Yannielli, que vasculhou os registros coloniais do Forte St George, afirma que “está tudo ali, preto no branco” — e não há como negar que “Elihu Yale era um traficante de pessoas escravizadas ativo e bem-sucedido”.
Ele não se arrisca a dizer quanto dinheiro Yale ganhou com a escravidão, porque “oscilava” — e também porque ele negociava outras coisas, como diamantes e produtos têxteis, o que tornava “difícil separar os lucros que ele obtinha com cada comércio”. Mas ele acredita que era uma parte substancial de sua fortuna.
“Posso dizer que sua capacidade de ganhar dinheiro era enorme. Ele estava encarregado de dirigir o tráfico de pessoas escravizadas no Oceano Índico. Na década de 1680, uma fome devastadora [no sul da Índia] levou a um excedente de mão de obra, e Yale e outros funcionários da companhia se aproveitaram disso, comprando centenas de escravizados e enviando-os para a colônia inglesa em Santa Helena”, afirma.
Yale, acrescenta Yannielli, “participou de uma reunião que ordenou o envio de, no mínimo, 10 escravos em cada navio com destino à Europa. Em apenas um mês, em 1687, o Forte St George exportou pelo menos 665 escravizados. Como governador-presidente da companhia em Madras, Yale aplicou a regra de 10 escravizados por navio”.
Ex-aluno de Yale, Yannielli começou a investigar a associação de Elihu Yale com o tráfico de pessoas escravizadas há mais de uma década, quando se deparou com um quadro dele sendo servido por uma criança escravizada de gargalheira (espécie de coleira para contenção de escravizados) no pescoço.
Essa pintura famosa, diz ele, é uma das evidências mais contundentes que liga Yale à escravidão. Datada entre 1719 e 1721, ela mostra Yale com outros três homens brancos sendo servidos por um “pajem”, que seria um eufemismo para escravizado.
“A escravidão era onipresente na Inglaterra na época. Não está claro se ele próprio era o dono do escravizado ou se era um membro de sua família [que era o proprietário]. Mas a presença da criança no quadro, servindo vinho a ele e aps outros, mostra que a escravidão fazia parte do seu dia a dia.”
Yannielli diz que a razão pela qual alguns dos primeiros biógrafos de Yale subestimaram sua relação com a escravidão pode ser pela falta de acesso a materiais históricos no passado.

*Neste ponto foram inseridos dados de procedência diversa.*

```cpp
template <int W, int NB>
__global__ __launch_bounds__((1 + NB) * ((W / 4) * 8 < 64 ? 64 : (W / 4) * 8)) void wino4_chain_kernel(const float* __restrict__ Y, int H, int C, const float* __restrict__ bias,
                                                                       int act, int c_relu, _Float16* __restrict__ U, long long Pp, int ldy, unsigned* sat) {
    constexpr int TW = W / 4, NI = TW * 8;
    constexpr int GS = NI < 64 ? 64 : NI;
    constexpr int SLOT = 4 * W * CHN_PX;
    extern __shared__ __attribute__((aligned(16))) float chs[];
    const int th = H >> 2, nsl = C >> 5;
    const int b = blockIdx.x / nsl, cs = blockIdx.x - b * nsl;
    const int half = NB == 2 ? __builtin_amdgcn_readfirstlane((int)threadIdx.x / GS) : (int)threadIdx.x / GS;
    const int it = (int)threadIdx.x - half * GS, tx = it >> 3, q = it & 7;
    const bool live = NI >= GS || it < NI;
    const int c = cs * 32 + 4 * q;
    const unsigned long long blk = (unsigned long long)Pp * C * 4, blky = (unsigned long long)Pp * ldy * 4;
    const f4 bv = bias ? *(const f4*)(bias + c) : f4{0.f, 0.f, 0.f, 0.f};
    const float slope = act == PP_ACT_RELU ? 0.f : (act == PP_ACT_LEAKY01 ? 0.1f : 1.f);
    const int gcol = (c >> 3) << 4, par = q & 1;
    const float hfloor = c_relu ? 0.f : -INFINITY;
    float top = 0.f;
    for (int r = 0; r < th + 2; ++r) {
// ... 36 lines not shown
#pragma unroll
            for (int dx = 0; dx < 6; ++dx) {
                f4 d[6];
                const int px = 4 * tx - 1 + dx;
#pragma unroll
                for (int dy = 0; dy < 6; ++dy) {
                    const int g = 4 * R - 1 + dy;
                    const int gc = min(max(g, 0), H - 1), pc = min(max(px, 0), W - 1);
                    f4 v = *(const f4*)(chs + ((gc >> 2) & 3) * SLOT + ((gc & 3) * W + pc) * CHN_PX + 4 * q);
                    if (!(g >= 0 && g < H && px >= 0 && px < W)) v = f4{0.f, 0.f, 0.f, 0.f};
                    d[dy] = v;
                }
                PP_W4_BT(d[0], d[1], d[2], d[3], d[4], d[5], t[0][dx], t[1][dx], t[2][dx], t[3][dx], t[4][dx], t[5][dx])
            }
            const long long p = ((long long)b * th + R) * TW + tx;
            const unsigned uoff = (unsigned)((p * 2 * C + gcol + par * 8) * 2);
#pragma unroll
            for (int ai = 0; ai < RPG; ++ai) {
                f4 u[6];
                if constexpr (NB == 2) {
                    f4 t0 = t[ai][0], t1 = t[ai][1], t2 = t[ai][2], t3 = t[ai][3], t4 = t[ai][4], t5 = t[ai][5];
                    if (a0) {
                        t0 = t[3 + ai][0], t1 = t[3 + ai][1], t2 = t[3 + ai][2];
                        t3 = t[3 + ai][3], t4 = t[3 + ai][4], t5 = t[3 + ai][5];
                    }
                    PP_W4_BT(t0, t1, t2, t3, t4, t5, u[0], u[1], u[2], u[3], u[4], u[5])
                } else {
                    PP_W4_BT(t[ai][0], t[ai][1], t[ai][2], t[ai][3], t[ai][4], t[ai][5], u[0], u[1], u[2], u[3], u[4], u[5])
                }
#pragma unroll
                for (int bb = 0; bb < 6; ++bb) {
                    hf4 hi, lo;
                    wino_split4(u[bb] * (1.f / 64.f), hi, lo, top);
                    __builtin_amdgcn_raw_buffer_store_b128(wino_pair_pack(par, hi, lo), wino_block_rsrc(U, wino_opaque(6 * (a0 + ai) + bb), blk), uoff, 0, PP_WINO_ST_AUX);
                }
            }
        }
        __syncthreads();
    }
    wino_note_sat(!(top < 65504.f), sat);
}

template <int W>
__global__ __launch_bounds__(2 * (W / 2) * 8, 4) void wino2_chain_kernel(const float* __restrict__ Y, int H, int C, long long P, const float* __restrict__ bias,
                                                                       int act, int relu_next, float* __restrict__ U) {
    constexpr int TW = W / 2, NI = TW * 8;
    constexpr int SLOT = 2 * W * CHN_PX;
    extern __shared__ __attribute__((aligned(16))) float chs[];
    const int th = H >> 1, nsl = C >> 5;
    const int b = blockIdx.x / nsl, cs = blockIdx.x - b * nsl;
    const int half = threadIdx.x / NI, it = threadIdx.x - half * NI, tx = it >> 3, q = it & 7;
    const int c = cs * 32 + 4 * q;
    const f4 bv = bias ? *(const f4*)(bias + c) : f4{0.f, 0.f, 0.f, 0.f};
    for (int r = 0; r < th + 2; ++r) {
        if (half == 0 && r < th) {
            const long long p = ((long long)b * th + r) * TW + tx;
            f4 y[4][4];
#pragma unroll
            for (int a = 0; a < 4; ++a)
#pragma unroll
                for (int bb = 0; bb < 4; ++bb) y[a][bb] = *(const f4*)(Y + ((long long)(4 * a + bb) * P + p) * C + c);
            float* slot = chs + (r & 3) * SLOT;
#pragma unroll
            for (int oy = 0; oy < 2; ++oy)
#pragma unroll
                for (int ox = 0; ox < 2; ++ox) {
                    f4 col[4], o;
// ... 184 lines not shown
```

Measured before the change: 583.6.

## Add paired-store resize and multi-pixel warp kernels for split-f16 operand output

Adds a new resize kernel in which each wave handles runs of output pixels. It issues all four tap loads for several pixels before blending, and writes hi/lo f16 terms with a DPP lane-pair swap, so each lane emits one full 16-byte store instead of two 8-byte ones. Adds a warp (grid-sample) kernel that computes tap offsets and weights once per pixel, broadcasts them with readlane, and processes two pixels per wave. It also remaps block order across hypotheses and tiles. The pair pack/unpack helpers move into a shared header, and environment variables can restore the old kernels. The saturation check is now a wave-level flag, and the paths use 32-bit offsets guarded by size checks.

```diff
diff --git a/picopose_amd/csrc/pp_pair_dev.h b/picopose_amd/csrc/pp_pair_dev.h
--- /dev/null
+++ b/picopose_amd/csrc/pp_pair_dev.h
@@ -0,0 +1,32 @@
+#ifndef PP_PAIR_DEV_H
+#define PP_PAIR_DEV_H
+#include <hip/hip_runtime.h>
+
+namespace {
+
+typedef float pair_f4 __attribute__((ext_vector_type(4)));
+typedef _Float16 pair_h4 __attribute__((ext_vector_type(4)));
+typedef unsigned int pair_u4 __attribute__((ext_vector_type(4)));
+
+__device__ __forceinline__ unsigned pair_swap(unsigned v) { return (unsigned)__builtin_amdgcn_mov_dpp((int)v, 0xB1, 0xF, 0xF, true); }
+__device__ __forceinline__ float pair_h2f(unsigned w, int hi16) { return (float)__builtin_bit_cast(_Float16, (unsigned short)(hi16 ? w >> 16 : w & 0xFFFFu)); }
+
+__device__ __forceinline__ pair_f4 pair_unpack(pair_u4 q, int par) {
+    const unsigned k0 = par ? q[2] : q[0], k1 = par ? q[3] : q[1];
+    const unsigned r0 = pair_swap(par ? q[0] : q[2]), r1 = pair_swap(par ? q[1] : q[3]);
+    return pair_f4{pair_h2f(k0, 0) + pair_h2f(r0, 0), pair_h2f(k0, 1) + pair_h2f(r0, 1), pair_h2f(k1, 0) + pair_h2f(r1, 0), pair_h2f(k1, 1) + pair_h2f(r1, 1)};
+}
+
+__device__ __forceinline__ pair_u4 pair_pack(int par, pair_h4 hi, pair_h4 lo) {
+    const unsigned H0 = __builtin_bit_cast(unsigned, __builtin_shufflevector(hi, hi, 0, 1)), H1 = __builtin_bit_cast(unsigned, __builtin_shufflevector(hi, hi, 2, 3));
+    const unsigned L0 = __builtin_bit_cast(unsigned, __builtin_shufflevector(lo, lo, 0, 1)), L1 = __builtin_bit_cast(unsigned, __builtin_shufflevector(lo, lo, 2, 3));
+    const unsigned r0 = pair_swap(par ? H0 : L0), r1 = pair_swap(par ? H1 : L1);
+    return pair_u4{par ? r0 : H0, par ? r1 : H1, par ? L0 : r0, par ? L1 : r1};
+}
+
+__device__ __forceinline__ void pair_store(_Float16* grp, int par, pair_h4 hi, pair_h4 lo) {
+    *(pair_u4*)(grp + par * 8) = pair_pack(par, hi, lo);
+}
+
+}
+#endif
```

Mas como as atas detalhadas das reuniões da Companhia das Índias Orientais agora estão disponíveis digitalmente, os acadêmicos que optaram por ignorar as evidências mais recentemente fizeram isso “porque não queriam vê-las ou porque podem não tê-las considerado importantes antes da era do movimento Black Lives Matter (vidas negras importam)”.
Yannielli também rejeita as afirmações de que Yale era um abolicionista que ordenou a proibição do tráfico de escravizados de Madras quando era governador.
“Dizer que ele, na verdade, acabou com a escravidão é uma tentativa de polir sua imagem. Se você olhar os documentos originais, foi o governante Mughal da Índia quem disse à companhia para encerrar. Mas Yale logo voltou à atividade, ordenando o transporte de escravizados de Madagascar para a Indonésia um ano depois.”
“A resistência à escravidão e ao imperialismo começou no século 15, e havia abolicionistas. Mas Yale definitivamente não era um deles.”